> _Records for processing_
↓
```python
class FlyRenderConfig(C.Structure):
    _fields_ = [("width", C.c_int32), ("height", C.c_int32), ("fov_y_deg", C.c_float), ("cam_offset", C.c_float * 3),
                ("look_z", C.c_float)]


# ... 32 lines not shown
    "ppo_rollout_step": [_P, _P, _P, _P, _P, _P, _P, _I, _F, _F, _P, _P, _P, _P, _P, _P],
    "ppo_rollout_all": [_P, _P, _P, _P, _P, _P, _P, _F, _F, _P, _P, _P, _P, _I, _P, _P, _P, _P, _P],
    "ppo_rollout_bookkeeping": [_P, _L, _L, _P, _P, _F, _P, _I, _F, _F, _P, _P],
    "mlp_forward": [_P, _P, _P, _L, _P, _P, _P, _P, _P, _P, _P, _P],
    "mlp_forward_sample": [_P, _P, _P, _L, _P, _P, _I, _F, _F, _P, _P, _P, _P, _P, _P],
    "mlp_grad_workspace_floats": [],
    "mlp_backward_dx": [_P] * 10 + [_L, _F, _F, _P, _P, _P, _P, _P, _P, _P],
    "mlp_forward_backward": [_P] * 4 + [_L] + [_P] * 9 + [_F, _F] + [_P] * 6 + [_I, _P, _P, _P, _I, _P],
    "mlp_grad_w": [_P] * 8 + [_L, _P, _P, _P, _P, _P, _P, _I, _P],
    "mlp_fused_workspace_floats": [],
    "mlp_fused_grad": [_P] * 3 + [_P, _L] + [_P] * 5 + [_F, _F] + [_P] * 6 + [C.POINTER(_P), _P],
    "mlp_fused_h2_workspace_floats": [],
    "mlp_fused_grad_h2": [_P] * 5 + [_I, _P, _L] + [_P] * 5 + [_F, _F] + [_P] * 6 + [C.POINTER(_P), _P],
    "mlp_h2_rescale": [_P] * 7,
    "mlp_adam_step": [_P] * 10 + [_F, _F, _F, _F, _F, _F, _P, _I, _P, _P, _P, _P, _P, _P] + [_P] * 3 + [_I, _P],
    "dqn_eps_greedy": [_P, _P, _P, _F, _I, _P, _L, _P],
    "dqn_huber_td": [_P, _P, _P, _P, _P, _F, _I, _L, _P, _P, _P],
    "dqn_forward": [_P, _P, _P, _L, _P, _P],
    "dqn_act": [_P, _P, _P, _L, _P, _P, _F, _P, _P, _P],
    "dqn_td_step": [_P] * 10 + [_L, _F, _F] + [_P] * 7,
    "dqn_grad_workspace_floats": [],
    "dqn_grad_w": [_P] * 6 + [_L, _P, _P, _I, _P],
    "dqn_fused_workspace_floats": [],
    "dqn_fused_image_halves": [_L],
    "dqn_fused_update": [_P] * 6 + [_I, _L, _F, _F, _P, _P, _P, _P, _I, _P],
    "dqn_fused_h2_workspace_floats": [],
    "dqn_fused_h2_image_halves": [_L],
    "dqn_fused_update_h2": [_P] * 10 + [_I, _L, _F, _F, _P, _P, _P, _P, _I, _I, _P],
    "dqn_adam_soft_update": [_P] * 12 + [_F, _F, _F, _F, _F, _P, _P, _P, _P, _P, _P, _P],
    "dp_p2p_alloc": [_L, C.POINTER(_P)],
# ... 48 lines not shown
```

### fly_bproject_amd/csrc/flyhip_abi.hip

```cpp
#include <hip/hip_runtime.h>
#include <string.h>
#include <stdint.h>
#include <stdio.h>
#include <stdarg.h>
#include <new>
#include "flyhip.h"
#include "obs_norm.h"
#include "domain_rand.h"
#include <math.h>

extern "C" hipError_t flyhip_launch_env(int phases, const FlyConfig* dcfg, int n, const float* actions,
                                        const FlyBuffers* b, void* stream, int dr);
extern "C" hipError_t flyhip_launch_sample_logprob(const float* mu, const float* var, const float* eps,
                                                   float* act_out, float* logp_out, int64_t n, void* stream);
extern "C" hipError_t flyhip_launch_td_gae(const float* reward, const float* v, const float* v_next,
                                           const float* done, float gamma, float lambda, int64_t T, int64_t N,
                                           float* target_out, float* adv_out, int mode, void* stream);

extern "C" hipError_t flyhip_launch_mlp_forward(const float* P, const float* PF, const float* x, int64_t n, float* mu_out,
                                                float* v_out, float* out_save, float* h1_save, float* h2_save,
                                                float* h3_save, const uint16_t* PB, void* stream);

extern "C" hipError_t flyhip_launch_mlp_backward_dx(const float* PT, const float* out_saved, const float* h1,
                                                    const float* h2, const float* h3, const float* action,
// ... 27 lines not shown
                                                   int64_t n, const float* action, const float* old_logp, const float* adv,
                                                   const float* target, const float* var, float inv_batch, float clip,
                                                   float* workspace, float* grad_out, const float* norm_mask, float* norm_ws,
                                                   int* norm_step, float* loss_part, float* const* dump, void* stream);
extern "C" hipError_t flyhip_launch_mlp_grad_w(const float* x, const float* h1, const float* h2, const float* h3,
                                               const float* dz1, const float* dz2, const float* dz3, const float* dz4,
                                               int64_t n, float* workspace, float* grad_out, const float* norm_mask,
                                               float* norm_ws, int* norm_step, const int* err, int gemm_b3, void* stream);
extern "C" hipError_t flyhip_launch_mlp_adam(float* P, float* PF, float* PT, const int* idx_f, const int* idx_t,
                                             const float* G, const float* mask, float* m,
                                             float* v, int* step, float lr, float beta1, float beta2, float eps,
                                             float max_norm, float grad_scale, float* norm_ws, int norm_ready,
                                             uint16_t* PB, uint16_t* PTB, const int* idx_fb, const int* idx_tb,
                                             int* step_out, const int* grad_invalid, uint16_t* PH, uint16_t* PTH,
                                             float* h2_scales, int h2_period, void* stream);
extern "C" hipError_t flyhip_launch_mlp_h2_rescale(const float* P, const int* idx_fb, const int* idx_tb, uint16_t* PH, uint16_t* PTH,
                                                   float* h2_scales, void* stream);
extern "C" int64_t flyhip_mlp_fused_h2_workspace_floats(void);
extern "C" hipError_t flyhip_launch_mlp_fused_grad_h2(const float* P, const uint16_t* PH, const uint16_t* PTH, float* fsc, int* ovf,
                                                      int freeze, const float* x, int64_t n, const float* action,
                                                      const float* old_logp, const float* adv, const float* target, const float* var,
                                                      float inv_batch, float clip, float* workspace, float* grad_out,
                                                      const float* norm_mask, float* norm_ws, int* norm_step, float* loss_part,
                                                      float* const* dump, void* stream);

extern "C" hipError_t flyhip_launch_bookkeeping(const float* reward, int64_t n, float* score_acc, float score_scale,
                                                float* action_var, int nvar, float var_decay, float var_min,
                                                void* stream);

extern "C" hipError_t flyhip_launch_dqn_eps_greedy(const float* q, const float* coin_u, const float* rand_u, float epsilon,
// ... 527 lines not shown
{
    if (params_b3 && (!params_t_b3 || !idx_b3 || !idx_t_b3))
        return fail(FLY_E_ARG, "mlp_adam_step: params_b3 needs params_t_b3, idx_b3 and idx_t_b3");
    if (params_h2 && (!params_t_h2 || !h2_scales || !params_b3))
        return fail(FLY_E_ARG, "mlp_adam_step: params_h2 needs params_t_h2, h2_scales and the bf16x3 planes with their index maps");
    if (!params || !params_frag || !params_t_frag || !idx_frag || !idx_t_frag || !grad || !mask || !exp_avg ||
        !exp_avg_sq || !step || !norm_ws)
        return fail(FLY_E_ARG, "mlp_adam_step: null pointer");
    hipError_t e = flyhip_launch_mlp_adam(params, params_frag, params_t_frag, idx_frag, idx_t_frag, grad, mask, exp_avg, exp_avg_sq, step, lr, beta1, beta2,
                                          eps, max_norm, grad_scale, norm_ws, norm_ready, params_b3, params_t_b3, idx_b3, idx_t_b3,
                                          step_out, grad_invalid, params_h2, params_t_h2, h2_scales, h2_period, stream);
    if (e != hipSuccess) return hip_fail(e, "mlp_adam_step launch");
    return FLY_OK;
}

int dqn_eps_greedy(const float* q, const float* coin_u, const float* rand_u, float epsilon, int32_t A,
                   float* act_out, int64_t n, void* stream)
{
    if (!q || !coin_u || !rand_u || !act_out) return fail(FLY_E_ARG, "dqn_eps_greedy: null pointer");
    if (n <= 0 || A < 2) return fail(FLY_E_ARG, "dqn_eps_greedy: need n > 0 and A >= 2");
    hipError_t e = flyhip_launch_dqn_eps_greedy(q, coin_u, rand_u, epsilon, A, act_out, n, stream);
    if (e != hipSuccess) return hip_fail(e, "dqn_eps_greedy launch");
    return FLY_OK;
}

int dqn_huber_td(const float* q_table, const float* act, const float* reward, const float* q_next,
                 const float* done, float discount, int32_t A, int64_t B, float* dq, float* loss_part,
                 void* stream)
{
    if (!q_table || !act || !reward || !q_next || !done || !dq || !loss_part)
// ... 190 lines not shown
```

### fly_bproject_amd/csrc/mlp_adam.inc

```
constexpr int ADAM_THREADS = 1024;
constexpr int ADAM_WAVES = ADAM_THREADS / 64;
constexpr int ADAM_BLOCKS = (MLP_PACKED_FLOATS + ADAM_THREADS - 1) / ADAM_THREADS;

constexpr int H2_SINCE = 40;
constexpr int H2_WMAX = 64;
constexpr int H2_WMAX_SLOTS = (MLP_PACKED_FLOATS + 63) / 64;
constexpr int H2_TABLE_FLOATS = H2_WMAX + 2 * H2_WMAX_SLOTS;
__device__ __forceinline__ int h2_group_layer(int w)
{
    const int o = 64 * w;
    return o < MLP_OFF_B1 ? 0 : o < MLP_OFF_W2 ? -1 : o < MLP_OFF_B2 ? 1 : o < MLP_OFF_W3 ? -1 : o < MLP_OFF_B3 ? 2 : o < MLP_OFF_W4 ? -1
         : o < MLP_OFF_B4 ? 3 : -1;
}
__device__ __forceinline__ float h2_wave_max(float x)
{
    x = fmaxf(x, __builtin_bit_cast(float, __builtin_amdgcn_update_dpp(0, __builtin_bit_cast(int, x), 0xB1, 0xF, 0xF, true)));
    x = fmaxf(x, __builtin_bit_cast(float, __builtin_amdgcn_update_dpp(0, __builtin_bit_cast(int, x), 0x4E, 0xF, 0xF, true)));
    x = fmaxf(x, __builtin_bit_cast(float, __builtin_amdgcn_update_dpp(0, __builtin_bit_cast(int, x), 0x141, 0xF, 0xF, true)));
    x = fmaxf(x, __builtin_bit_cast(float, __builtin_amdgcn_update_dpp(0, __builtin_bit_cast(int, x), 0x140, 0xF, 0xF, true)));
    const int b = __builtin_bit_cast(int, x);
    return fmaxf(fmaxf(__builtin_bit_cast(float, __builtin_amdgcn_readlane(b, 0)), __builtin_bit_cast(float, __builtin_amdgcn_readlane(b, 16))),
                 fmaxf(__builtin_bit_cast(float, __builtin_amdgcn_readlane(b, 32)), __builtin_bit_cast(float, __builtin_amdgcn_readlane(b, 48))));
}
static_assert(MLP_OFF_B1 % 64 == 0 && MLP_OFF_W2 % 64 == 0 && MLP_OFF_B2 % 64 == 0 && MLP_OFF_W3 % 64 == 0 && MLP_OFF_B3 % 64 == 0 &&
// ... 153 lines not shown
            const _Float16 h1 = (_Float16)(ps - (float)h0);
            const u16 a = __builtin_bit_cast(u16, h0), b = __builtin_bit_cast(u16, h1);
            const int hf = (kf / 1536) * 1024 + kf % 1536;
            PH[hf] = a; PH[hf + 512] = b;
            if (kt >= 0) { const int ht = (kt / 1536) * 1024 + kt % 1536; PTH[ht] = a; PTH[ht + 512] = b; }
        }
    }
    if (PH) {
        const int w = i >> 6;
        float mw = 0.0f;
        if (h2_group_layer(w) >= 0) mw = h2_wave_max(fabsf(p));
        if ((tid & 63) == 0 && w < H2_WMAX_SLOTS) fsc[H2_WMAX + par * H2_WMAX_SLOTS + w] = mw;
    }
}

constexpr int H2_RESCALE_THREADS = 1024;
__global__ __launch_bounds__(H2_RESCALE_THREADS) void mlp_h2_rescale_kernel(const float* __restrict__ P, const int* __restrict__ idx_fb,
                                                                            const int* __restrict__ idx_tb, u16* __restrict__ PH,
                                                                            u16* __restrict__ PTH, float* __restrict__ fsc)
{
    __shared__ unsigned s_max[4];
    __shared__ float s_scale[4];
    const int tid = threadIdx.x;
    if (tid < 4) s_max[tid] = 0u;
    __syncthreads();
    float mine[4] = {0.0f, 0.0f, 0.0f, 0.0f};
    for (int i = tid; i < MLP_PACKED_FLOATS; i += H2_RESCALE_THREADS)
        if (idx_fb[i] >= 0) {
            const int layer = i < MLP_OFF_W2 ? 0 : i < MLP_OFF_W3 ? 1 : i < MLP_OFF_W4 ? 2 : 3;
            const float a = fabsf(P[i]);
// ... 42 lines not shown
```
↑
> _What this task involves_
Using the entries above, state how many lines contain the string "shown"; the number is all that is needed.

> _Response box_
7